*** Opening of THE DATA ***

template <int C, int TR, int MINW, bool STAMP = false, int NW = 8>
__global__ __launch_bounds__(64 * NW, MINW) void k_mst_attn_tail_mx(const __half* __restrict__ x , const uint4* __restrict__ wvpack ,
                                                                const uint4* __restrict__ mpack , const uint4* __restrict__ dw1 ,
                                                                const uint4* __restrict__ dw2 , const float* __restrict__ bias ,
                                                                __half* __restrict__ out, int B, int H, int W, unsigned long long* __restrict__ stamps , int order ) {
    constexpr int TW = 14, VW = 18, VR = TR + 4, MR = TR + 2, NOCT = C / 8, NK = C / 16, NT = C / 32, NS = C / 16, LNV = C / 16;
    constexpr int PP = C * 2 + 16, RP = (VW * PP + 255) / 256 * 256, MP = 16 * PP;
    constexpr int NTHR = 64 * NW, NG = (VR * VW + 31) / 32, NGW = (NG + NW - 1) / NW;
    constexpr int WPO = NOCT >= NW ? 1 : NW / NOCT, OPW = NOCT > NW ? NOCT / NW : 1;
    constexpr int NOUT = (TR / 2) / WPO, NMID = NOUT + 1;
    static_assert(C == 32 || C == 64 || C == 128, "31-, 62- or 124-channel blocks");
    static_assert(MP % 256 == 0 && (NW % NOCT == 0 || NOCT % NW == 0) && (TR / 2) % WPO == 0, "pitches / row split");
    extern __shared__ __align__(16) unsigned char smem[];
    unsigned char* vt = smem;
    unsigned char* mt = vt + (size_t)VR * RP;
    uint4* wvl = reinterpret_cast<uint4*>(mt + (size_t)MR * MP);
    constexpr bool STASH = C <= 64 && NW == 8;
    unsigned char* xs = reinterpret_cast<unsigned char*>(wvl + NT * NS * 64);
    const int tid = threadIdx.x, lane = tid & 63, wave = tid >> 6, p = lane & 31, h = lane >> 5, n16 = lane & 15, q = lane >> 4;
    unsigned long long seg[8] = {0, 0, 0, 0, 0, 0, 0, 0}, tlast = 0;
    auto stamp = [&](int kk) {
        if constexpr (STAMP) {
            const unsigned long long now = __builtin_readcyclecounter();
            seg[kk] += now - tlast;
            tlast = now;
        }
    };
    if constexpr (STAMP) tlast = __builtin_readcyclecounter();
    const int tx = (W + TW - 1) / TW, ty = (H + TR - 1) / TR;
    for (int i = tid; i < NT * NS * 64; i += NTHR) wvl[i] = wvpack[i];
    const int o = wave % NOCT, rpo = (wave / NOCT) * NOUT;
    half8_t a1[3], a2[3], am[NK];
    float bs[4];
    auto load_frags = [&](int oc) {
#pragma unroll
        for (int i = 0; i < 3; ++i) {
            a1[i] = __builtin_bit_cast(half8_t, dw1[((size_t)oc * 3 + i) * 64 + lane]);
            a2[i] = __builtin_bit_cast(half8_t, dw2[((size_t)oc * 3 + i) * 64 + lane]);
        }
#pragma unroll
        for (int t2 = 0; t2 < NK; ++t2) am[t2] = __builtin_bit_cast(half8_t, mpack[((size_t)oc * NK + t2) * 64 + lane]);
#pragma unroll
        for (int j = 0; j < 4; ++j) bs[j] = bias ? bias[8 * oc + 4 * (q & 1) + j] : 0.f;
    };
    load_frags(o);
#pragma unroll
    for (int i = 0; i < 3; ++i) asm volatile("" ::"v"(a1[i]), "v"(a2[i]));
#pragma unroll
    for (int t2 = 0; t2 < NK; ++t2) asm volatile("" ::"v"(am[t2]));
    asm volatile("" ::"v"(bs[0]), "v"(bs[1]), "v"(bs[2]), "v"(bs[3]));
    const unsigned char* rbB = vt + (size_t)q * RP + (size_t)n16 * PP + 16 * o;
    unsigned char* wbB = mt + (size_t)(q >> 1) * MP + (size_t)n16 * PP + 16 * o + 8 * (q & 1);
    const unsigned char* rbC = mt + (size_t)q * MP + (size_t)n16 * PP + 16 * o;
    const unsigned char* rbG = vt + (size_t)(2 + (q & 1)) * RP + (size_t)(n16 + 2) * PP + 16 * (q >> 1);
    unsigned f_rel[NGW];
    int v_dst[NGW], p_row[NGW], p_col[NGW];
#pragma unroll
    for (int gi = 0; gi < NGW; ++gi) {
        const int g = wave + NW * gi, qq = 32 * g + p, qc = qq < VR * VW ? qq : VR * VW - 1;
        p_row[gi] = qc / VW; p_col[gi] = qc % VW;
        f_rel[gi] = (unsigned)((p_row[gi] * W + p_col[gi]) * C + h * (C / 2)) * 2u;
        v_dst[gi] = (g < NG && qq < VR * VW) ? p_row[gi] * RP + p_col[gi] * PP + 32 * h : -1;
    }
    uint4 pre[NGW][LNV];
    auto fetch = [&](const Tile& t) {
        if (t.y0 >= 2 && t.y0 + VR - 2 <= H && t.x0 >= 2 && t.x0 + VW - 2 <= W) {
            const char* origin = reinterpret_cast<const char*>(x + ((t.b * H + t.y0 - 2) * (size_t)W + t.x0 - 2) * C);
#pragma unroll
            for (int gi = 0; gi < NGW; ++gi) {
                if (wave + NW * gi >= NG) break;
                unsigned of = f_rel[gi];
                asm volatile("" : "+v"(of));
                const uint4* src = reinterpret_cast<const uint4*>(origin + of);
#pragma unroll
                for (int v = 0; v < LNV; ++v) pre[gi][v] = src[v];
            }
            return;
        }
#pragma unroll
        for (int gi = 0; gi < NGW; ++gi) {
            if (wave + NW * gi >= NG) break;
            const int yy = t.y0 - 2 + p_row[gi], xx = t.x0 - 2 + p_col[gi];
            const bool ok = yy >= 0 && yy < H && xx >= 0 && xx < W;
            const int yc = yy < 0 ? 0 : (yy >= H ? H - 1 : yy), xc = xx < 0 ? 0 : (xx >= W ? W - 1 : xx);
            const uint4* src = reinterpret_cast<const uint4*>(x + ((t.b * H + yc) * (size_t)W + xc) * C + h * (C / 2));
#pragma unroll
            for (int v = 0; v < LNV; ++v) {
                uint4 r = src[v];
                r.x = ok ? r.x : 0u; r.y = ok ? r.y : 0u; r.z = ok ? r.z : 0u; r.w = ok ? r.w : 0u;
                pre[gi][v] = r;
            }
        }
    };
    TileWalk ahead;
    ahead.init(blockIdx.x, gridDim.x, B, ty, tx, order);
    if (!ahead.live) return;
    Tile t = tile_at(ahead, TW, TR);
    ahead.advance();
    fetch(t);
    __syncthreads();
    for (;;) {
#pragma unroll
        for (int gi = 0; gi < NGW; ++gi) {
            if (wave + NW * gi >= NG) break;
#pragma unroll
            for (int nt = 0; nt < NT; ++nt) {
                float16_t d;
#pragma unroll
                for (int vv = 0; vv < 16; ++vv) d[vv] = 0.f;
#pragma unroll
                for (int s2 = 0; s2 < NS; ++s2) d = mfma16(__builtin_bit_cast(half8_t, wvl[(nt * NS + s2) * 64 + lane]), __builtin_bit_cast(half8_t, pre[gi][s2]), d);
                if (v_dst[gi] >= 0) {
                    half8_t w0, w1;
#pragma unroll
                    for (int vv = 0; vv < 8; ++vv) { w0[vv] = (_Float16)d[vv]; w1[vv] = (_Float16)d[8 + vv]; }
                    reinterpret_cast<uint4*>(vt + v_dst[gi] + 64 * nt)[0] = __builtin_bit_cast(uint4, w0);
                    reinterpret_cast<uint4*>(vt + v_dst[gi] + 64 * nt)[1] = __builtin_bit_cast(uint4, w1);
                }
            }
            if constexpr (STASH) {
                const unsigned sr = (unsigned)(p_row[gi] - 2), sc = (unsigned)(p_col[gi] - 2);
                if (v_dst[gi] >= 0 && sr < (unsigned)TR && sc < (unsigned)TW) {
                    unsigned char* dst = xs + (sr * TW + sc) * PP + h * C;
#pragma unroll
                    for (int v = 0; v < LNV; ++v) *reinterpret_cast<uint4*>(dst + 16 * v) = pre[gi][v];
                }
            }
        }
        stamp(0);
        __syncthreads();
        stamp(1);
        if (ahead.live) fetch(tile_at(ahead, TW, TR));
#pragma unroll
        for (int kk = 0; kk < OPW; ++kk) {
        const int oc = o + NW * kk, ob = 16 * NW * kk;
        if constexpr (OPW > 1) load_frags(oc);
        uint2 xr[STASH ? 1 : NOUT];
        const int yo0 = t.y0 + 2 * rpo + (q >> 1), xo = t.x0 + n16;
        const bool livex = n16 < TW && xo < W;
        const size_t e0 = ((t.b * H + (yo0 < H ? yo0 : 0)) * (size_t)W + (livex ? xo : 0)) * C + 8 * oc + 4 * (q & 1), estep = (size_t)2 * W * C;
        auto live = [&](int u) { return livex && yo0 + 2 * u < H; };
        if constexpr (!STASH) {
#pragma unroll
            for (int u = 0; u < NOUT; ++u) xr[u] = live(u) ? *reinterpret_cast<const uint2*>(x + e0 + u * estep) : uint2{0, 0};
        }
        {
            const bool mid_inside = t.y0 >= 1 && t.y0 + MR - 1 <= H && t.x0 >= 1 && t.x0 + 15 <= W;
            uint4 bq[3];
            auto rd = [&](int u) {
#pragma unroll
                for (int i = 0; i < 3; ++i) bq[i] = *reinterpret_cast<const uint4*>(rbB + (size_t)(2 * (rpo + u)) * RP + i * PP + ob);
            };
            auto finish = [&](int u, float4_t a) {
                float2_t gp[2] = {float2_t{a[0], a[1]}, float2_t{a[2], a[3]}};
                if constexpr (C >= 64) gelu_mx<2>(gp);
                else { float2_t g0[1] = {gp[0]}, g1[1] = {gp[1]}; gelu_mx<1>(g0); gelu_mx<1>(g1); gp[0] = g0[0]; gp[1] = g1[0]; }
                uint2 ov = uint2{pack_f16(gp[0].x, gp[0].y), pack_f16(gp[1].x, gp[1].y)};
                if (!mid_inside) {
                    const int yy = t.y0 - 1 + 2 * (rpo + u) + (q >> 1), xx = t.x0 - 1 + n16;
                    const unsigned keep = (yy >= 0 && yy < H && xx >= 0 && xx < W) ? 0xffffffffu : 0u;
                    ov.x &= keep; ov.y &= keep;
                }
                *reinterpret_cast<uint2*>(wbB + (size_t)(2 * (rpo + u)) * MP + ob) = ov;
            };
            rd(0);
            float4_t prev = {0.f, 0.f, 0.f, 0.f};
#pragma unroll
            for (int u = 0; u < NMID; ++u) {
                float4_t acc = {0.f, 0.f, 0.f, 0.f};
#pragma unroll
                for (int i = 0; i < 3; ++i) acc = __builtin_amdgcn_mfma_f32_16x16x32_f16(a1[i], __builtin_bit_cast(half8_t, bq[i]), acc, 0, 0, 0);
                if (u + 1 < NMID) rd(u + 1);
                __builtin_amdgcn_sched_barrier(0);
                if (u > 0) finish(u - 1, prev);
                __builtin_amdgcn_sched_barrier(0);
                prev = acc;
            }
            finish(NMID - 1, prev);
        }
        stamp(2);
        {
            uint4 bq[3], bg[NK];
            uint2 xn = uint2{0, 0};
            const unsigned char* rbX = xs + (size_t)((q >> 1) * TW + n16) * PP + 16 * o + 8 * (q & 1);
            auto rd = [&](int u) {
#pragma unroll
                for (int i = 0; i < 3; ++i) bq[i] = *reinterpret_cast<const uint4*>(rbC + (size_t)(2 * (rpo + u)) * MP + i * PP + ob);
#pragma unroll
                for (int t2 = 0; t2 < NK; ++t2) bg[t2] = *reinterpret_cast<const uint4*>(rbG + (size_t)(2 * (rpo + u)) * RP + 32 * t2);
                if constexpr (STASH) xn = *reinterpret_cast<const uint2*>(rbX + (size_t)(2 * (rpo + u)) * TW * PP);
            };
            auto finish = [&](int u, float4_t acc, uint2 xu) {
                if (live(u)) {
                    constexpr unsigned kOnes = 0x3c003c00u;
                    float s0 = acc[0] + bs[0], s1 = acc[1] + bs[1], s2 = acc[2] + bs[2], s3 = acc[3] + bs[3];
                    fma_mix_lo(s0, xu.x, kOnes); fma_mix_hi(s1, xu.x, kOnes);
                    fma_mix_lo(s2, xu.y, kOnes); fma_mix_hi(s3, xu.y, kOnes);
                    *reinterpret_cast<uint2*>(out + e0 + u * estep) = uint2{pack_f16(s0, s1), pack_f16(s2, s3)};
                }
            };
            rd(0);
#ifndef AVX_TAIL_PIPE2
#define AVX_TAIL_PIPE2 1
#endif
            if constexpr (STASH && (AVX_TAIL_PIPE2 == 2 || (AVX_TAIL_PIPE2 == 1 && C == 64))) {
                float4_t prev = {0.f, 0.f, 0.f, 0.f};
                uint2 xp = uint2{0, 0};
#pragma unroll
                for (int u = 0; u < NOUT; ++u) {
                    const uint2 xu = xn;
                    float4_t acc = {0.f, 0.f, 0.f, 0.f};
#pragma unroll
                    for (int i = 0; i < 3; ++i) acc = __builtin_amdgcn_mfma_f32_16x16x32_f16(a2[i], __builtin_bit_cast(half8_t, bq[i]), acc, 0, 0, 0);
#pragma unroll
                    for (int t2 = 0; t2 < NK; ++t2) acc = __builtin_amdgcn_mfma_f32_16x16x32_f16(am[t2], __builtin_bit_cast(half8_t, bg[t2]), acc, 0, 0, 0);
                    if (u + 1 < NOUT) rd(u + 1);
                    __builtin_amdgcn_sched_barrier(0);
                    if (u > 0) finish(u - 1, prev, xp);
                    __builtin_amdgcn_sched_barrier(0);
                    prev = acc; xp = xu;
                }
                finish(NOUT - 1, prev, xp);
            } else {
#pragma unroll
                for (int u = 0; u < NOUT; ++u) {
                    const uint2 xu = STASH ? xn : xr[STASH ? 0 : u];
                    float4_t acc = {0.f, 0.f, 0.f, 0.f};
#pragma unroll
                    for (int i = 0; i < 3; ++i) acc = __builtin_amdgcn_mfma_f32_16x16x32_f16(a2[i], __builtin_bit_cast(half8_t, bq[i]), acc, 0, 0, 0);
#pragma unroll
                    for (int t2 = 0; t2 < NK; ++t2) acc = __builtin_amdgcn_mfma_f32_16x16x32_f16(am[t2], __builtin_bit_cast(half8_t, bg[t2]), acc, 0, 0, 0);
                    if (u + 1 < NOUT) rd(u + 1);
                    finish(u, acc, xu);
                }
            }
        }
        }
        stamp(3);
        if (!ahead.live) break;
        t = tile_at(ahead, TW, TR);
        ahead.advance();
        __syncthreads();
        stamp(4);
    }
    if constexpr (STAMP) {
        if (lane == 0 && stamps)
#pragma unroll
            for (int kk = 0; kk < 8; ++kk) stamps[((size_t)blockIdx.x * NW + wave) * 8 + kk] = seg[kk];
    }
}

*** Close of THE DATA ***
*** Opening of THE DATA ***

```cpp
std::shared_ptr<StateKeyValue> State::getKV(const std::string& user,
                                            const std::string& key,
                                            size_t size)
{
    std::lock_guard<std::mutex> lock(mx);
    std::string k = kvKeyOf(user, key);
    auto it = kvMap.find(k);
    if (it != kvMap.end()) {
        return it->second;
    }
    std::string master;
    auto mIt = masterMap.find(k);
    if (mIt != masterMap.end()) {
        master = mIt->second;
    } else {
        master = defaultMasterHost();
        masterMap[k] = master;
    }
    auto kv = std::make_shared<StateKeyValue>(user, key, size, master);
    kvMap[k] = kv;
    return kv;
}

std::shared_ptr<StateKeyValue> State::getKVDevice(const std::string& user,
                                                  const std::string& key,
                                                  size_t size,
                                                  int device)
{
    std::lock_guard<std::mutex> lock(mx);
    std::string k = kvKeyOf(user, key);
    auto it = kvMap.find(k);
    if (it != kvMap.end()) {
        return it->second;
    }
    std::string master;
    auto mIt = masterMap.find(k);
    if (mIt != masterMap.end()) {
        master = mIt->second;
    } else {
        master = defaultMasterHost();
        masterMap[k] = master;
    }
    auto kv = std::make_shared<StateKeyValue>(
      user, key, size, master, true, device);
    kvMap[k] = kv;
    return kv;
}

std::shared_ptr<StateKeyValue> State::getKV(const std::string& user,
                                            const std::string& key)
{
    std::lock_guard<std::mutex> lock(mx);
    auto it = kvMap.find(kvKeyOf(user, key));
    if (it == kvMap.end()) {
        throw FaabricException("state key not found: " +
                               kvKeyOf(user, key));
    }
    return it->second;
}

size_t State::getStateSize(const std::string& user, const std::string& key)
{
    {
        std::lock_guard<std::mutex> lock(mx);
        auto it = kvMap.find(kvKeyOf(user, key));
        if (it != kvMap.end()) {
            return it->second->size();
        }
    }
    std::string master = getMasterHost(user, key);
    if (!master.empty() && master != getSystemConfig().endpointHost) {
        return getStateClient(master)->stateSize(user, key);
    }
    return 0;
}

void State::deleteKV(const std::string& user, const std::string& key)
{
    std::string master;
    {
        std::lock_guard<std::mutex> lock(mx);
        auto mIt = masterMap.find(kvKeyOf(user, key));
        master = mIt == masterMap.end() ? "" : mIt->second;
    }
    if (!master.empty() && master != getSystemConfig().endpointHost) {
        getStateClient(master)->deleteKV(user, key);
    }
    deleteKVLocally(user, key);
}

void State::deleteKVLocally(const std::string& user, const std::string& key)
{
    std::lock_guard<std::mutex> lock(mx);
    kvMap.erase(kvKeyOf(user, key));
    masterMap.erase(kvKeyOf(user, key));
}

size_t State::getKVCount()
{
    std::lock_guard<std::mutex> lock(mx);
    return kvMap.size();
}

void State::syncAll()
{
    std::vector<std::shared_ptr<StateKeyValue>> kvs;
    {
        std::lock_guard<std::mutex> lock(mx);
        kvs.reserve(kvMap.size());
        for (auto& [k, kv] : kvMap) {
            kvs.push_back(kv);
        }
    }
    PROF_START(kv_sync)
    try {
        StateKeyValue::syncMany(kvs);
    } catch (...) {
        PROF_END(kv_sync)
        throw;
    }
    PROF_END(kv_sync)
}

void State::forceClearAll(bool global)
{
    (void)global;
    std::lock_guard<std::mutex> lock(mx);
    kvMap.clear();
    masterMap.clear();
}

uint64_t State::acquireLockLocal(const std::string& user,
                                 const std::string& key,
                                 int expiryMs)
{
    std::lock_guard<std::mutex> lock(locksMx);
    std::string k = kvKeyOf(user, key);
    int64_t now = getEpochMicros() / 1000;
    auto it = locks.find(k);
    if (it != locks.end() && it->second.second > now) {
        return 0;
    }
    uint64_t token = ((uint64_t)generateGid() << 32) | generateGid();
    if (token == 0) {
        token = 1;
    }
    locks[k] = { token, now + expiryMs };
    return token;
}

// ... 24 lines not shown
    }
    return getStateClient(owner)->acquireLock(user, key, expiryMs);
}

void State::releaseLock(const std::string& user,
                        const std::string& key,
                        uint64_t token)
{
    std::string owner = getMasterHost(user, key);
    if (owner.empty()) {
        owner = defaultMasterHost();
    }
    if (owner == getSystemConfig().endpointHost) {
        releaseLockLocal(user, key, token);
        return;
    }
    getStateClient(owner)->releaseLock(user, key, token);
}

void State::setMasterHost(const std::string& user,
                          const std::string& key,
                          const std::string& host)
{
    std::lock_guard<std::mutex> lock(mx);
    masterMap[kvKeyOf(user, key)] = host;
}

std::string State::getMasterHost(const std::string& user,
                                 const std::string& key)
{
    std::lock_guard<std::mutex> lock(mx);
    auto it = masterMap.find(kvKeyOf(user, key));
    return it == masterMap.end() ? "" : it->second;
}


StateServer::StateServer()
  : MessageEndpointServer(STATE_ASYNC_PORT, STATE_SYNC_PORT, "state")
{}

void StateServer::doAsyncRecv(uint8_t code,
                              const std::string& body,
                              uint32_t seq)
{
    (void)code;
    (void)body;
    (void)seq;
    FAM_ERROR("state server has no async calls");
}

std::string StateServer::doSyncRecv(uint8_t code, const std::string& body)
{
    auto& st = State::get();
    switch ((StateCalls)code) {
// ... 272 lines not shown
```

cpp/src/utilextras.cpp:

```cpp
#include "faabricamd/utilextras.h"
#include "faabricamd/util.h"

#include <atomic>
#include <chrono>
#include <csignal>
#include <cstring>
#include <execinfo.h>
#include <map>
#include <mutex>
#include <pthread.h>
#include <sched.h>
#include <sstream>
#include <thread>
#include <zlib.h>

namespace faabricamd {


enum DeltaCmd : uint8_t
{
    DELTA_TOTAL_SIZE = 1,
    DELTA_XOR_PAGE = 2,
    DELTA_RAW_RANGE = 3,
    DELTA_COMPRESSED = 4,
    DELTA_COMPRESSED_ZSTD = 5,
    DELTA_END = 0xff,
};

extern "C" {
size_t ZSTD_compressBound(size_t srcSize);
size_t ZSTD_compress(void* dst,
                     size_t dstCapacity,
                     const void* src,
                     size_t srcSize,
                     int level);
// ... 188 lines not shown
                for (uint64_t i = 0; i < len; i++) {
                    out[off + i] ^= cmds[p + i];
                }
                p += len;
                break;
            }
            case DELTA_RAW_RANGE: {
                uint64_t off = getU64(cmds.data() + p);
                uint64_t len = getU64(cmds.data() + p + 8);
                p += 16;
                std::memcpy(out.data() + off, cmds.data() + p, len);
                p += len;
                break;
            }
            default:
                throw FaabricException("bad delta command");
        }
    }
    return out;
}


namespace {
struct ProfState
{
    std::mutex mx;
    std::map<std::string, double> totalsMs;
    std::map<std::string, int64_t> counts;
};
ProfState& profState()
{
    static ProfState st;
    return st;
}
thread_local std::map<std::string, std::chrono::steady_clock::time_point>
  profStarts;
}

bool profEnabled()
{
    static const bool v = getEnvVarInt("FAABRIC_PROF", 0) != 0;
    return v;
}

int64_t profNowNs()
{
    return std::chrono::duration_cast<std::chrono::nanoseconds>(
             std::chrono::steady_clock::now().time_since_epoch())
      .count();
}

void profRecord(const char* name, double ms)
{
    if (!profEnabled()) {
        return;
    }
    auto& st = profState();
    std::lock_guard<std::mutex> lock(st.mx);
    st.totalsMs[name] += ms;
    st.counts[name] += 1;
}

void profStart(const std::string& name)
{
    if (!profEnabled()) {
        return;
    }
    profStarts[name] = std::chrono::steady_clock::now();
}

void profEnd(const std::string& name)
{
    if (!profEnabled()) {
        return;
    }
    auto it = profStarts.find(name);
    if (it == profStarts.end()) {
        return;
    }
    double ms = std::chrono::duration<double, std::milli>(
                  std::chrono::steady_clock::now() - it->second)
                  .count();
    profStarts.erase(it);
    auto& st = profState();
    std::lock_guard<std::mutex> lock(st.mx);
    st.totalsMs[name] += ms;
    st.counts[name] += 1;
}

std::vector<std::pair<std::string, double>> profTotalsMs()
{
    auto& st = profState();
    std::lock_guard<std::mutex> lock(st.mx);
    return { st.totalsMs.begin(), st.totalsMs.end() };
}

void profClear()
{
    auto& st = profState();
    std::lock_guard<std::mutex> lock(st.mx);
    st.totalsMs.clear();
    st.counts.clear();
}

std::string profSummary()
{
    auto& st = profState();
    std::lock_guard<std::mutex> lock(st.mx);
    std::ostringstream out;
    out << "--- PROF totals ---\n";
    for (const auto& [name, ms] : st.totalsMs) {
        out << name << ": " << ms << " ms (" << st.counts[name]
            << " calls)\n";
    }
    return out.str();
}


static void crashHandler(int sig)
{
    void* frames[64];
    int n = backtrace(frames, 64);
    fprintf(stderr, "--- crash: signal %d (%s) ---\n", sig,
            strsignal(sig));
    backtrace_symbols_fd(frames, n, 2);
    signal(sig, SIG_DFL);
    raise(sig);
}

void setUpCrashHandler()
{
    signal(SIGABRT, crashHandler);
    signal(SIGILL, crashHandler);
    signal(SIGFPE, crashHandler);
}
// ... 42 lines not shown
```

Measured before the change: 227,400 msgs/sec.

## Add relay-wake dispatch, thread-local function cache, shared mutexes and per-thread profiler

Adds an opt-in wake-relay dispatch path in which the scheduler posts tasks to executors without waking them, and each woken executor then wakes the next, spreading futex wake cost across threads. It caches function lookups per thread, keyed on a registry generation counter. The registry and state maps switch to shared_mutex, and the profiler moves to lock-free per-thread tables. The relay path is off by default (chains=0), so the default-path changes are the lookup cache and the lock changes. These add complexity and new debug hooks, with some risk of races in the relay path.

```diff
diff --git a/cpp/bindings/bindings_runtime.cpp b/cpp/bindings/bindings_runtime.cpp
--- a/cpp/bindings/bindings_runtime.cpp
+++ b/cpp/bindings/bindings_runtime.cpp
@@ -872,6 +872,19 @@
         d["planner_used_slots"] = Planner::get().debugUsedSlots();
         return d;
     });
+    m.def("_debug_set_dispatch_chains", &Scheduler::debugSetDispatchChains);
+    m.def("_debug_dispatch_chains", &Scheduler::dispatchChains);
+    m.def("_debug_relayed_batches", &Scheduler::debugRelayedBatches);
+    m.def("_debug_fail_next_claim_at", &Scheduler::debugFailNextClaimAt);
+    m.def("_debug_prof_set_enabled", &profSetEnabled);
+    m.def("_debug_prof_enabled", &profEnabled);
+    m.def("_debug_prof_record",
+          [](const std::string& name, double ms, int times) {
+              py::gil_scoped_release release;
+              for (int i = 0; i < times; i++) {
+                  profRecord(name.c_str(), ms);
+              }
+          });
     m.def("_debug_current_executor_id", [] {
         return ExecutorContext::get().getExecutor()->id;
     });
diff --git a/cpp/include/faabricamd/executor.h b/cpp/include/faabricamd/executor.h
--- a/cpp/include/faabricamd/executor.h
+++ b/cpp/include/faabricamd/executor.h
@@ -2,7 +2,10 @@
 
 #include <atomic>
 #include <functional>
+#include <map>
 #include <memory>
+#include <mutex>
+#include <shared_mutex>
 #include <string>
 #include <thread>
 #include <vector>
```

*** Close of THE DATA ***

Beginning at the line with "template <int C, int" and ending at the line with "unsigned char* xs", reproduce each line of the data above exactly, and add no other lines.

template <int C, int TR, int MINW, bool STAMP = false, int NW = 8>
__global__ __launch_bounds__(64 * NW, MINW) void k_mst_attn_tail_mx(const __half* __restrict__ x , const uint4* __restrict__ wvpack ,
                                                                const uint4* __restrict__ mpack , const uint4* __restrict__ dw1 ,
                                                                const uint4* __restrict__ dw2 , const float* __restrict__ bias ,
                                                                __half* __restrict__ out, int B, int H, int W, unsigned long long* __restrict__ stamps , int order ) {
    constexpr int TW = 14, VW = 18, VR = TR + 4, MR = TR + 2, NOCT = C / 8, NK = C / 16, NT = C / 32, NS = C / 16, LNV = C / 16;
    constexpr int PP = C * 2 + 16, RP = (VW * PP + 255) / 256 * 256, MP = 16 * PP;
    constexpr int NTHR = 64 * NW, NG = (VR * VW + 31) / 32, NGW = (NG + NW - 1) / NW;
    constexpr int WPO = NOCT >= NW ? 1 : NW / NOCT, OPW = NOCT > NW ? NOCT / NW : 1;
    constexpr int NOUT = (TR / 2) / WPO, NMID = NOUT + 1;
    static_assert(C == 32 || C == 64 || C == 128, "31-, 62- or 124-channel blocks");
    static_assert(MP % 256 == 0 && (NW % NOCT == 0 || NOCT % NW == 0) && (TR / 2) % WPO == 0, "pitches / row split");
    extern __shared__ __align__(16) unsigned char smem[];
    unsigned char* vt = smem;
    unsigned char* mt = vt + (size_t)VR * RP;
    uint4* wvl = reinterpret_cast<uint4*>(mt + (size_t)MR * MP);
    constexpr bool STASH = C <= 64 && NW == 8;
    unsigned char* xs = reinterpret_cast<unsigned char*>(wvl + NT * NS * 64);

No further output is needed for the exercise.